2016 beschrieb Gao in einem Buch über Folter, ­Misshandlung und Haftbedingungen auch die Lebens­umstände nach seiner Haftentlassung. So hatten es ihm die Behörden unter anderem untersagt, sein Dorf zur medizinischen Behandlung zu verlassen.

Am 13. August 2017 wurde Gao wieder von der Polizei aus seiner Wohnung abgeführt. Seither fehlt von ihm jede Spur. Seinen Verwandten wurde drei Wochen später mitgeteilt, er sei nach Peking ­gebracht worden. Reporter von Radio Free Asia ­erhielten dagegen die Information, er befinde sich in Gewahrsam der Behörden in seiner Heimatregion. Bis heute haben seine Familienangehörigen weder weitere Informationen noch eine Bestätigung der ­Inhaftierung erhalten. Es wurde weder formell Anklage erhoben noch ein Gerichtsverfahren eingeleitet. 
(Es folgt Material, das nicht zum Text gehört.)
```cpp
UVS_DEV double lin_prep(const Ctx& c, const double* x, int mode = 0) {
    UVS_PROF(c, P_MISC);
    const int tid = lane_tid(), n = c.hdr->prior_n;
    if (mode == 0) {
        stage_rotations(c, x);
        prior_dx(c, x);
        __syncthreads();
        return prior_quad(c);
    }
    if (mode == 2) { stage_rotations(c, x); prior_dx(c, x); __syncthreads(); }
    else if (tid < n) c.sh[L_PR + tid] = c.sh[L_PRC + tid];
    __syncthreads();
    return prior_cost_share(c, L_PR);
}
UVS_DEV void lin_imu_stage(const Ctx& c, const double* x) {
    const DevWin& h = *c.hdr;
    double* sh = c.sh;
    const int tid = lane_tid(), lane = tid & 63, wv = tid >> 6;
    __syncthreads();
    UVS_PROF(c, P_GATHER);
    double* IM = sh + L_S;
    constexpr int WPL = ((UVS_NF - 1) * 225 + ET - 1) / ET;
    double wreg[WPL];
#pragma unroll
    for (int q = 0; q < WPL; ++q) {
        const int t = tid + q * ET, tc = t < h.n_imu * 225 ? t : 0, b = tc / 225, e = tc - 225 * b;
        wreg[q] = c.ws[h.w_imu_w + (size_t)b * UVS_IMU_WS + e];
    }
    for (int t = tid; t < h.n_imu * IMU_BLK; t += ET) IM[t] = 0.0;
    UVS_TLOG(c, 40);
    __syncthreads();
    UVS_TLOG(c, 41);
    if (lane < h.n_imu && wv < 4 && !c.bi[h.i_imu + 2 * lane + 1]) {
        const int fi = c.bi[h.i_imu + 2 * lane];
        const double* blk = c.bd + h.d_imu + (size_t)lane * UVS_IMU_STRIDE;
        double* T = IM + IMU_BLK * lane;
        const double* pi_ = x + 7 * fi; const double* si_ = x + 77 + 9 * fi; const double* pj_ = x + 7 * (fi + 1); const double* sj_ = x + 77 + 9 * (fi + 1);
        double r[15];
        if (EW < 4) { imu_raw<IMU_JLD, 1, false>(blk, blk + UVS_IMU_JAC, c.o.G, pi_, si_, pj_, sj_, r, T); for (int i = 0; i < 15; ++i) T[i * IMU_JLD + 31] = r[i]; }
        else if (wv == 0) { imu_raw<IMU_JLD, 1, false, 1>(blk, blk + UVS_IMU_JAC, c.o.G, pi_, si_, pj_, sj_, r, T); for (int i = 0; i < 15; ++i) T[i * IMU_JLD + 31] = r[i]; }
        else if (wv == 1) imu_raw<IMU_JLD, 1, false, 2>(blk, blk + UVS_IMU_JAC, c.o.G, pi_, si_, pj_, sj_, r, T);
        else if (wv == 2) imu_raw<IMU_JLD, 1, false, 4>(blk, blk + UVS_IMU_JAC, c.o.G, pi_, si_, pj_, sj_, r, T);
        else imu_raw<IMU_JLD, 1, false, 8>(blk, blk + UVS_IMU_JAC, c.o.G, pi_, si_, pj_, sj_, r, T);
    }
#pragma unroll
    for (int q = 0; q < WPL; ++q) {
        const int t = tid + q * ET;
        if (t < h.n_imu * 225) { const int b = t / 225, e = t - 225 * b, i = e / 15, k = e - 15 * i; IM[IMU_BLK * b + IMU_WOFF + i * UVS_BLK_LD + k] = wreg[q]; }
    }
    UVS_TLOG(c, 42);
    __syncthreads();
    UVS_TLOG(c, 43);
}
UVS_DEV double lin_imu_tiles(const Ctx& c, ImuN& N) {
    const DevWin& h = *c.hdr;
    double* sh = c.sh;
    const int tid = lane_tid(), lane = tid & 63, wv = tid >> 6, li = lane & 15, lk = lane >> 4;
    double cost = 0.0;
    double* IM = sh + L_S;
    bool act[IMU_SLOTS];
#pragma unroll
    for (int s = 0; s < IMU_SLOTS; ++s) {
        const int b = imu_block_of(wv, s);
        act[s] = b < h.n_imu && !c.bi[h.i_imu + 2 * (b < h.n_imu ? b : 0) + 1];
        N.act[s] = act[s]; N.fi[s] = c.bi[h.i_imu + 2 * (b < h.n_imu ? b : 0)];
        if (act[s]) {
            double* Jb = IM + IMU_BLK * b; const double* Wb = Jb + IMU_WOFF;
            d4_t t0 = {0.0, 0.0, 0.0, 0.0}, t1 = t0;
            double wa[4], j0[4], j1[4];
#pragma unroll
            for (int q = 0; q < 4; ++q) { wa[q] = Wb[li * UVS_BLK_LD + 4 * q + lk]; j0[q] = Jb[(4 * q + lk) * IMU_JLD + li]; j1[q] = Jb[(4 * q + lk) * IMU_JLD + 16 + li]; }
#pragma unroll
            for (int q = 0; q < 4; ++q) { t0 = __builtin_amdgcn_mfma_f64_16x16x4f64(wa[q], j0[q], t0, 0, 0, 0); t1 = __builtin_amdgcn_mfma_f64_16x16x4f64(wa[q], j1[q], t1, 0, 0, 0); }
#pragma unroll
            for (int q = 0; q < 4; ++q) { Jb[(lk + 4 * q) * IMU_JLD + li] = t0[q]; Jb[(lk + 4 * q) * IMU_JLD + 16 + li] = t1[q]; }
        }
    }
    wave_sync();
#pragma unroll
    for (int s = 0; s < IMU_SLOTS; ++s) {
        const int b = imu_block_of(wv, s);
        d4_t n00 = {0.0, 0.0, 0.0, 0.0}, n10 = n00, n11 = n00;
        if (act[s]) {
            const double* Jb = IM + IMU_BLK * b;
            double j0[4], j1[4];
#pragma unroll
            for (int q = 0; q < 4; ++q) { j0[q] = Jb[(4 * q + lk) * IMU_JLD + li]; j1[q] = Jb[(4 * q + lk) * IMU_JLD + 16 + li]; }
#pragma unroll
            for (int q = 0; q < 4; ++q) {
                n00 = __builtin_amdgcn_mfma_f64_16x16x4f64(j0[q], j0[q], n00, 0, 0, 0);
// ... 1624 lines not shown
```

Gao befand sich bereits 2010 und 2011 in einer ähnlichen Lage. Er galt für 20 Monate als ­ver­­schwunden. Damals wurde er eigenen Angaben zufolge wiederholt gefoltert. Amnesty International befürchtet, dass ihm auch jetzt wieder Folter droht. Die Menschenrechtsorganisation hat im April 2019 eine weltweite Urgent Action lanciert, in der die chinesischen Behörden dringend aufgefordert werden, den Aufenthaltsort Gaos bekannt zu geben und ihn umgehend freizulassen.